Deschamps, Eustache (c.1340-1404). French poet. Also known as Eustache Morel, he was born in Vertus, near Épernay. His early education was provided by the poet-musician Guillaume
Deschamps left an impressive body of works, including the first art poétique in French, L'Art de dictier (1392), some dramatic pieces (e.g. La Farce de Mestre Trubert et d'Antrongnart, the Dit des quatre Offices de l'Ostel du Roy), and long moralizing poems like Le Miroir de mariage (an unfinished misogynist marathon of some 12, 000 lines). However, the most accessible to the modern reader are probably the vast number of ballades, chants-royaux, rondeaux, and virelais—more than 1, 300—nearly all of which show considerable mastery of the intricacies of the formes fixes. In these poems Deschamps is often tediously moralizing, as he grumbles away at the state of the world, but many are fresh and quirkily original, particularly in their evocation of the trivia of everyday life. The breadth of Deschamps's experiences as courtier, diplomat, soldier (and consequently great traveller) is reflected in his poetry. He is particularly good at conveying physical experiences, cold, hunger, seasickness, toothache. His traveller's tales of fleas in beds and disgusting foreign food are particularly entertaining. Indeed, a great many of his poems are about food and drink, giving a vivid impression of the culinary habits of 14th-c. Europe.

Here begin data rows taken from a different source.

template <class Src>
__device__ __forceinline__ void pack_body_from(const Src &in, const BatchSlot &slot, int , int M, int Mpad, int T, int kind, int from_w, int layers)
{
    double *W = slot.W;
    Rec32 *rec32 = slot.rec32;
    Rec64 *rec64 = slot.rec64;
    DevModel *model = slot.model;
    __shared__ int s_bad;
    __shared__ double s_red[4 * 18];
    const int tid = threadIdx.x;
    if (tid == 0) s_bad = 0;
    __syncthreads();
    const double kLn2 = 0.6931471805599453;
    const double kLog2e = 1.4426950408889634;
    const bool gauss = kind == FD_KERNEL_GAUSSIAN || kind == FD_KERNEL_GAUSSIAN_QNN;

    double sx = 0.0, sy = 0.0, sz = 0.0;
    for (int j = tid; j < M; j += 256) { sx += in.centre(j, 0); sy += in.centre(j, 1); sz += in.centre(j, 2); }
    double csum[3] = {sx, sy, sz};
    block_reduce_many<3, false>(csum, s_red, tid);
    double cenx = csum[0] / M, ceny = csum[1] / M, cenz = csum[2] / M;
    double r2 = 0.0, r2o = 0.0;
    const bool dl = in.has_delta();
    double dmax2 = 0.0, ndmin2 = -INFINITY;
    for (int j = tid; j < M; j += 256) {
        const double x = in.centre(j, 0), y = in.centre(j, 1), z = in.centre(j, 2);
        const double d = (x - cenx) * (x - cenx) + (y - ceny) * (y - ceny) + (z - cenz) * (z - cenz);
        r2 = d > r2 ? d : r2;
        const double o = x * x + y * y + z * z;
        r2o = o > r2o ? o : r2o;
        if (dl) {
            const double a = in.delta(j, 0), b = in.delta(j, 1), c2 = in.delta(j, 2);
            const double dd = a * a + b * b + c2 * c2;
            dmax2 = dd > dmax2 ? dd : dmax2;
            ndmin2 = -dd > ndmin2 ? -dd : ndmin2;
        }
    }
    double ext[4] = {r2, r2o, dmax2, ndmin2};
    block_reduce_many<4, true>(ext, s_red, tid);
    if (dl) {
        const double moving2 = 1e-2 * ext[2];
        double nmin[1] = {-INFINITY};
        for (int j = tid; j < M; j += 256) {
            const double a = in.delta(j, 0), b = in.delta(j, 1), c2 = in.delta(j, 2);
            const double dd = a * a + b * b + c2 * c2;
            if (dd >= moving2 && dd > 0.0 && -dd > nmin[0]) nmin[0] = -dd;
        }
        block_reduce_many<1, true>(nmin, s_red, tid);
        ext[3] = nmin[0] > -INFINITY ? nmin[0] : 0.0;
    }
    const double rad_c = sqrt(ext[0]);
    const double rad_o = sqrt(ext[1]);
    const double cen = sqrt(cenx * cenx + ceny * ceny + cenz * cenz);
    double x0[3] = {0.0, 0.0, 0.0};
    double rad = rad_o;
    if (cen > rad_c * 0.0625) { x0[0] = (double)(float)cenx; x0[1] = (double)(float)ceny; x0[2] = (double)(float)cenz; rad = rad_c; }
    double sc = 1.0;
    if (rad > 0.0 && isfinite(rad)) {
        int e = (int)rint(log2(rad));
        e = e < -100 ? -100 : (e > 100 ? 100 : e);
        sc = ldexp(1.0, e);
    }
    const double inv_s = 1.0 / sc;
    double w32 = 1.0, w64 = 1.0, kappa = 0.0;
    if (kind == FD_KERNEL_THIN_PLATE) { w32 = 0.5 * kLn2 * sc * sc; w64 = 0.5; kappa = sc * sc * log(sc); }
    if (kind == FD_KERNEL_BIHARMONIC) { w32 = -sc; w64 = -1.0; }
    if (kind == FD_KERNEL_CUBIC) { w32 = sc * sc * sc; }

    bool bad = false;
    float wmax = 0.f;
    double m[18];
#pragma unroll
    for (int q = 0; q < 18; ++q) m[q] = 0.0;
    for (int j = tid; j < Mpad; j += 256) {
        Rec32 r32 = {0.f, 0.f, 0.f, 0.f, 0.f, 0.f, 0.f, 0.f};
        Rec64 r64 = {0.0, 0.0, 0.0, 0.0, 0.0, 0.0, 0.0, 0.0};
        if (j < M) {
            const double w[3] = {in.weight(j, 0), in.weight(j, 1), in.weight(j, 2)};
            bad |= !(isfinite(w[0]) && isfinite(w[1]) && isfinite(w[2]));
            if (!from_w) { W[3 * j] = w[0]; W[3 * j + 1] = w[1]; W[3 * j + 2] = w[2]; }
            const double R = in.radius(j);
            r64.cx = in.centre(j, 0); r64.cy = in.centre(j, 1); r64.cz = in.centre(j, 2);
            r64.s = gauss ? -1.0 / (R * R) : 0.0;
            r64.wx = w[0] * w64; r64.wy = w[1] * w64; r64.wz = w[2] * w64;
            const double cn[3] = {(r64.cx - x0[0]) * inv_s, (r64.cy - x0[1]) * inv_s, (r64.cz - x0[2]) * inv_s};
            r32.cx = (float)cn[0]; r32.cy = (float)cn[1]; r32.cz = (float)cn[2];
            r32.s = gauss ? (float)(-kLog2e * sc * sc / (R * R)) : 0.f;
            r32.wx = (float)(w[0] * w32); r32.wy = (float)(w[1] * w32); r32.wz = (float)(w[2] * w32);
            wmax = fmaxf(wmax, fmaxf(fabsf(r32.wx), fmaxf(fabsf(r32.wy), fabsf(r32.wz))));
            const double cc2 = cn[0] * cn[0] + cn[1] * cn[1] + cn[2] * cn[2];
#pragma unroll
            for (int c = 0; c < 3; ++c) {
                m[5 * c] += w[c];
                m[5 * c + 1] += w[c] * cn[0];
                m[5 * c + 2] += w[c] * cn[1];
                m[5 * c + 3] += w[c] * cn[2];
                m[5 * c + 4] += w[c] * cc2;
                m[15 + c] += fabs(w[c] * w32);
            }
        }
        int jo = j;
        if (layers > 1 && j < M) { const int Mc = M / layers; jo = (j % Mc) * layers + j / Mc; }
        rec32[jo] = r32;
        rec64[jo] = r64;
    }
    block_reduce_many<18, false>(m, s_red, tid);
    double wm[1] = {(double)wmax};
    block_reduce_many<1, true>(wm, s_red, tid);

    __shared__ double s_aff[12];
    if (tid < 12) {
        const int cc = tid / 4, k = tid % 4;
        const double v = in.affine(cc, k, M, T);
        bad |= !isfinite(v);
        if (!from_w) W[3 * (M + k) + cc] = v;
        model->affine64[tid] = v;
        s_aff[tid] = v;
    }
    if (bad) s_bad = 1;
    __syncthreads();
    float pmax = 0.f;
    if (tid < 3) {
        const int c = tid;
        const double *a = s_aff + 4 * c;
        const float p5[5] = {(float)(a[0] + a[1] * x0[0] + a[2] * x0[1] + a[3] * x0[2] + kappa * m[5 * c + 4]),
                             (float)(a[1] * sc - 2.0 * kappa * m[5 * c + 1]), (float)(a[2] * sc - 2.0 * kappa * m[5 * c + 2]),
                             (float)(a[3] * sc - 2.0 * kappa * m[5 * c + 3]), (float)(kappa * m[5 * c])};
#pragma unroll
        for (int e = 0; e < 5; ++e) { model->poly32[5 * c + e] = p5[e]; pmax = fmaxf(pmax, fabsf(p5[e])); }
        model->norm32[c] = (float)x0[c];
    }
    pmax = fmaxf(pmax, fmaxf(__shfl(pmax, 1), __shfl(pmax, 2)));
    if (tid == 0) {
        model->wmax32 = fmaxf((float)wm[0], pmax);
        const double phimax = kind == FD_KERNEL_THIN_PLATE ? 8.0 : (kind == FD_KERNEL_CUBIC ? 8.0 : (kind == FD_KERNEL_BIHARMONIC ? 2.0 : 1.0));
        double S = 0.0;
#pragma unroll
        for (int c = 0; c < 3; ++c) {
            const double *a = s_aff + 4 * c;
            const double poly = fabs(a[0]) + (fabs(a[1]) + fabs(a[2]) + fabs(a[3])) * (rad_o > 0.0 ? rad_o : 1.0) + 4.0 * fabs(kappa * m[5 * c]);
            const double v = m[15 + c] * phimax + poly;
            S = v > S ? v : S;
        }
        const double dmax = sqrt(ext[2]), dmin = dl ? sqrt(-ext[3]) : 0.0;
        model->fp32_error = S * 2.98023223876953125e-08;
        model->cancellation = dmax > 0.0 ? S / dmax : 0.0;
        model->delta_min = dmin;
        model->delta_max = dmax;
        model->extent = rad_o;
        model->norm32[3] = (float)inv_s;
        int tt = 1;
        if (from_w == 1) {
            if (s_bad) tt = -4;
        } else {
            if (in.sing_flag() || s_bad) tt = -4;
            if (in.dup_flag()) tt = -5;
        }
        model->terminationtype = tt;
        if (slot.host_status) *slot.host_status = tt;
    }
}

Deschamps wrote touching poems about his own home, comic verses about the problems of bringing up children, and eulogistic poems on ‘Paris sans per’. His satirical pieces are probably his best: he is a sharp-tongued critic of mores at court. His experiences as a judge give rise to a number of amusing, if savage, pieces about criminals and marginals—Deschamps was a great hanger and flogger (one of his refrains reads ‘Prenez, pandez, et ce sera bien fet’). Many of his satirical poems are misogynistic, though his works also include a fair measure of conventional love poetry. He also wrote about a dozen Aesopian fables, with particularly vivid evocations of animals, the best-known of which is probably Le Chat et les souris, with its catchy refrain ‘Qui pendra la sonnette au chat’. His anti-English poems, referring to the old legend that Englishmen have tails and using scraps of English, are highly entertaining, and he also addressed a eulogistic poem to Chaucer.
In many ways Deschamps anticipates Villon, by whom he was eclipsed. He comes at a decisive moment in the evolution of poetry—the decline of the courtly tradition as the dominant mode. The Art de dictier represents a radical break from Deschamps's master Machaut, and marks the definitive divorce of poetry and music [see Words And Music, I]. Although Deschamps was not the inventor of the formes fixes, he was responsible for their consolidation, and vastly extended their thematic range. His influence is difficult to assess, for although his poetry is a positive compendium of the themes and forms of the late Middle Ages, encapsulating much that is typical of the often sombre mood of the 14th c. and containing many elements that lead on to the poetry of the Rhétoriqueurs, his complete works survive in only one massive manuscript, and his name is little mentioned by subsequent generations.
[Christine Scollen-Jimack]
Bibliography
- E. Hoepffner, Eustache Deschamps Leben und Werke (1904, repr. 1974)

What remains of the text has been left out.